* Collected data *
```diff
@@ -2201,6 +2222,12 @@
         const int k = lane + 64 * u;
         mv[u] = k < P.ncellr ? merit[reg * P.ncellr + k] : 0.0;
         av[u] = k < P.ncellr ? active[reg * P.ncellr + k] : -1;
+    }
+    int2 cn[4];
+#pragma unroll
+    for (int u = 0; u < 4; ++u) {
+        const int cell = reg * P.ncellr + min(lane + 64 * u, P.ncellr - 1);
+        cn[u] = centres[cell * P.nss + min(max(av[u] + 1, 0), P.nss - 1)];
     }
     double m = 0.0, s = 0.0;
     for (int pass = 0; pass < 4; ++pass) {
@@ -2237,7 +2264,7 @@
                 if (mv[u] > lim) {
                     cnt += 1.0;
                     a += 1;
-                    if (a >= P.nss || centres[cell * P.nss + a].x < 0) a = -1;
+                    if (a >= P.nss || cn[u].x < 0) a = -1;
                     else nd = 1;
                     active[cell] = a;
                     changed = true;
@@ -2245,7 +2272,7 @@
             }
             need[cell] = nd;
             chg[cell] = changed ? 1 : 0;
-            if (nd && needlist) needlist[1 + atomicAdd(&needlist[0], 1)] = cell;
+            if (nd && needlist) hp_work_put(needlist, cell, a, cn[u]);
         }
         chm[u] = __ballot(changed);
     }
@@ -2296,12 +2323,12 @@
 __global__ __launch_bounds__(GS_THREADS) void k_hp_gram_sum(const double* __restrict__ Gp, const int* __restrict__ need,
                                                      const int* __restrict__ active, double* __restrict__ G,
                                                      const int* __restrict__ guard, double* __restrict__ Gold,
-                                                     const int* __restrict__ list) {
-    hp_gram_sum_body(Gp, need, active, G, guard, Gold, list);
-}
-__global__ __launch_bounds__(GS_THREADS) void k_hp_gram_sum_b(const hp_job* __restrict__ jobs, int round) {
+                                                     const int* __restrict__ list, int ncell) {
+    hp_gram_sum_body(Gp, need, active, G, guard, Gold, list, ncell);
+}
+__global__ __launch_bounds__(GS_THREADS) void k_hp_gram_sum_b(const hp_job* __restrict__ jobs, int round, int ncell) {
     const hp_job& J = jobs[blockIdx.z];
-    hp_gram_sum_body(J.Gp, J.need, J.active, J.G, HPJ_GUARD(J, round), J.Gold, round > 1 ? J.needlist : nullptr);
+    hp_gram_sum_body(J.Gp, J.need, J.active, J.G, HPJ_GUARD(J, round), J.Gold, round > 1 ? J.needlist : nullptr, ncell);
 }
 
 __global__ __launch_bounds__(256) void k_hp_build_blk(const hp_plan P, const double* __restrict__ G,
@@ -2728,7 +2755,7 @@
     ZM_TRY(ctx->get("hp_active", sizeof(int) * P.ncell, (void**)&active));
     ZM_TRY(ctx->get("hp_need", sizeof(int) * P.ncell, (void**)&need));
     int* needlist = nullptr;
-    ZM_TRY(ctx->get("hp_needlist", sizeof(int) * ((size_t)P.ncell + 1), (void**)&needlist));
+    ZM_TRY(ctx->get("hp_needlist", HP_WORK_BYTES(P.ncell), (void**)&needlist));
     int* chg = nullptr;
     ZM_TRY(ctx->get("hp_chg", sizeof(int) * (2 * (size_t)P.ncell + P.nreg), (void**)&chg));
     constexpr int HP_NIBUF = 4 * HP_MAXREG + 4;
@@ -2830,7 +2857,7 @@
             hipLaunchKernelGGL(k_hp_gram, dim3(rounds == 1 ? P.ncell : ncl_grid, GR_SPLIT), b256, 0, st, P, X, need, active, Gp, guard,
                                rounds == 1 ? nullptr : needlist);
             hipLaunchKernelGGL(k_hp_gram_sum, dim3(rounds == 1 ? P.ncell : ncl_grid), dim3(GS_THREADS), 0, st, Gp, need, active, G, guard, Gold,
-                               rounds == 1 ? nullptr : needlist);
+                               rounds == 1 ? nullptr : needlist, P.ncell);
             ZM_HIP(hipGetLastError());
         }
         {
@@ -3153,7 +3180,7 @@
     const size_t o_bad = take(np), o_dirty = take(np), o_outbad = take(np);
     const size_t o_centres = take(sizeof(int2) * P.ncell * P.nss);
     const size_t o_active = take(sizeof(int) * P.ncell), o_need = take(sizeof(int) * P.ncell);
-    const size_t o_needlist = take(sizeof(int) * ((size_t)P.ncell + 1));
+    const size_t o_needlist = take(HP_WORK_BYTES(P.ncell));
     const size_t o_chg = take(sizeof(int) * (2 * (size_t)P.ncell + P.nreg));
     const size_t o_X = take(sizeof(double) * (size_t)P.ncell * P.nX * P.npixp);
     const size_t o_G = take(sizeof(double) * (size_t)P.ncell * HP_MAXX * HP_MAXX);
@@ -3245,7 +3272,7 @@
         const unsigned gcells = round == 1 ? P.ncell : ncl_grid;
         ZM_TRY(zm_hp_launch_vectors_b(ctx, st, P, vsh, gcells, NJ, d_tab, d_filt, round));
         hipLaunchKernelGGL(k_hp_gram_b, dim3(gcells, GR_SPLIT, NJ), b256, 0, st, P, d_tab, round);
-        hipLaunchKernelGGL(k_hp_gram_sum_b, dim3(gcells, 1, NJ), dim3(GS_THREADS), 0, st, d_tab, round);
+        hipLaunchKernelGGL(k_hp_gram_sum_b, dim3(gcells, 1, NJ), dim3(GS_THREADS), 0, st, d_tab, round, P.ncell);
         static const bool build_scalar = ZM_DEVENV("ZM_BUILD_FORM") && !strcmp(ZM_DEVENV("ZM_BUILD_FORM"), "scalar");
         if (round == 1 && !build_scalar)
             hipLaunchKernelGGL(k_hp_build_mfma_b, dim3(zm_div_up(P.nE * (P.nE + 1) / 2, 4), P.nreg, NJ), b256, 0, st, P, d_tab);
diff --git a/zuds-pipeline_amd/csrc/hp_dev.h b/zuds-pipeline_amd/csrc/hp_dev.h
--- a/zuds-pipeline_amd/csrc/hp_dev.h
+++ b/zuds-pipeline_amd/csrc/hp_dev.h
@@ -101,6 +101,31 @@
 #define HPJ_GUARD(J, round) ((round) > 1 ? (J).rflags + ((round) - 1) : nullptr)
 #define HPJ_REGION_IDLE(J, round, reg, ncell, ncellr) ((round) > 1 && (J).chg[(ncell) + (reg) * ((ncellr) + 1)] == 0)
 
+#define HP_WORK_BYTES(ncell) (sizeof(int4) * ((size_t)(ncell) + 1))
+static __device__ __forceinline__ int4 hp_work_rec(const int* __restrict__ list, int k) {
+    return reinterpret_cast<const int4*>(list)[1 + k];
+}
+static __device__ __forceinline__ void hp_work_put(int* __restrict__ list, int cell, int act, int2 c) {
+    const int k = atomicAdd(&list[0], 1);
+    reinterpret_cast<int4*>(list)[1 + k] = make_int4(cell, act, c.x, c.y);
+}
+static __device__ __forceinline__ void hp_work_pin(int& guard, int& count, int4& rec) {
+    guard = __builtin_amdgcn_readfirstlane(guard);
+    count = __builtin_amdgcn_readfirstlane(count);
+    rec.x = __builtin_amdgcn_readfirstlane(rec.x);
+    rec.y = __builtin_amdgcn_readfirstlane(rec.y);
+    rec.z = __builtin_amdgcn_readfirstlane(rec.z);
+    rec.w = __builtin_amdgcn_readfirstlane(rec.w);
+    asm volatile("" : "+s"(guard), "+s"(count), "+s"(rec.x), "+s"(rec.y), "+s"(rec.z), "+s"(rec.w));
+}
+static __device__ __forceinline__ void hp_work_head(const int* __restrict__ guard, const int* __restrict__ list, int ncell,
+                                                  int& gv, int& count, int4& rec) {
+    gv = *guard;
+    count = list[0];
+    rec = hp_work_rec(list, min((int)blockIdx.x, ncell - 1));
+    hp_work_pin(gv, count, rec);
+}
+
 int zm_hp_launch_vectors(zm_ctx* ctx, hipStream_t st, const hp_plan& P, const hv_cfg& hvc, int rounds, int ncl_grid, int hv_gx,
                          const float* sci, const float* ref, const float* sci_rms, const float* ref_rms, const double* filt,
                          const int2* centres, const int* active, const int* need, double* X, double* phi, double* vbar,
diff --git a/zuds-pipeline_amd/csrc/hp_vectors.hip b/zuds-pipeline_amd/csrc/hp_vectors.hip
--- a/zuds-pipeline_amd/csrc/hp_vectors.hip
+++ b/zuds-pipeline_amd/csrc/hp_vectors.hip
@@ -76,21 +76,34 @@
                                                     double* __restrict__ vbar, const int* __restrict__ guard,
                                                     double* __restrict__ phiold, const int* __restrict__ list,
                                                     int special, int cwarg = 0, double* __restrict__ w0g = nullptr) {
-    if (guard && *guard == 0) return;
+    int gv = 1, ncl = BIG ? P.ncell : (int)gridDim.x;
+    int4 rec = make_int4(0, 0, 0, 0);
+    int nslots = P.ncell;
+    asm volatile("" : "+s"(nslots));
+    if (list) hp_work_head(guard, list, nslots, gv, ncl, rec);
+    else if (guard) gv = *guard;
+    if (gv == 0) return;
     extern __shared__ double hp_smem[];
     constexpr int STEP = 2 * HWK + 1;
     constexpr int WIN = HV_R + 2 * HWK;
     const int tid = threadIdx.x;
     const int part = blockIdx.y, nparts = gridDim.y;
-    const int ncl = list ? list[0] : (BIG ? P.ncell : (int)gridDim.x);
 #pragma unroll 1
     for (int ci = blockIdx.x; ci < ncl; ci += gridDim.x) {
-    const int cell = list ? list[1 + ci] : ci;
+    int cell = ci;
+    int2 cc;
+    if (list) {
+        cell = __builtin_amdgcn_readfirstlane(rec.x);
+        cc = make_int2(__builtin_amdgcn_readfirstlane(rec.z), __builtin_amdgcn_readfirstlane(rec.w));
+        rec = hp_work_rec(list, min(ci + (int)gridDim.x, ncl - 1));
+    }
     __syncthreads();
-    if (!need[cell]) continue;
-    const int act = active[cell];
-    if (act < 0) continue;
-    const int2 cc = centres[cell * P.nss + act];
+    if (!list) {
+        if (!need[cell]) continue;
+        const int act = active[cell];
+        if (act < 0) continue;
+        cc = centres[cell * P.nss + act];
+    }
     const int r = cell / P.ncellr;
     const int pw = P.pw, sw = P.sw, hwss = P.hwss;
     const bool only_special = special && part == 0;
```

* EXERCISE DETAILS *
Read the records above. Show each line that has the string "gcells".

* EXERCISE RESULT *
         const unsigned gcells = round == 1 ? P.ncell : ncl_grid;
         ZM_TRY(zm_hp_launch_vectors_b(ctx, st, P, vsh, gcells, NJ, d_tab, d_filt, round));
         hipLaunchKernelGGL(k_hp_gram_b, dim3(gcells, GR_SPLIT, NJ), b256, 0, st, P, d_tab, round);
-        hipLaunchKernelGGL(k_hp_gram_sum_b, dim3(gcells, 1, NJ), dim3(GS_THREADS), 0, st, d_tab, round);
+        hipLaunchKernelGGL(k_hp_gram_sum_b, dim3(gcells, 1, NJ), dim3(GS_THREADS), 0, st, d_tab, round, P.ncell);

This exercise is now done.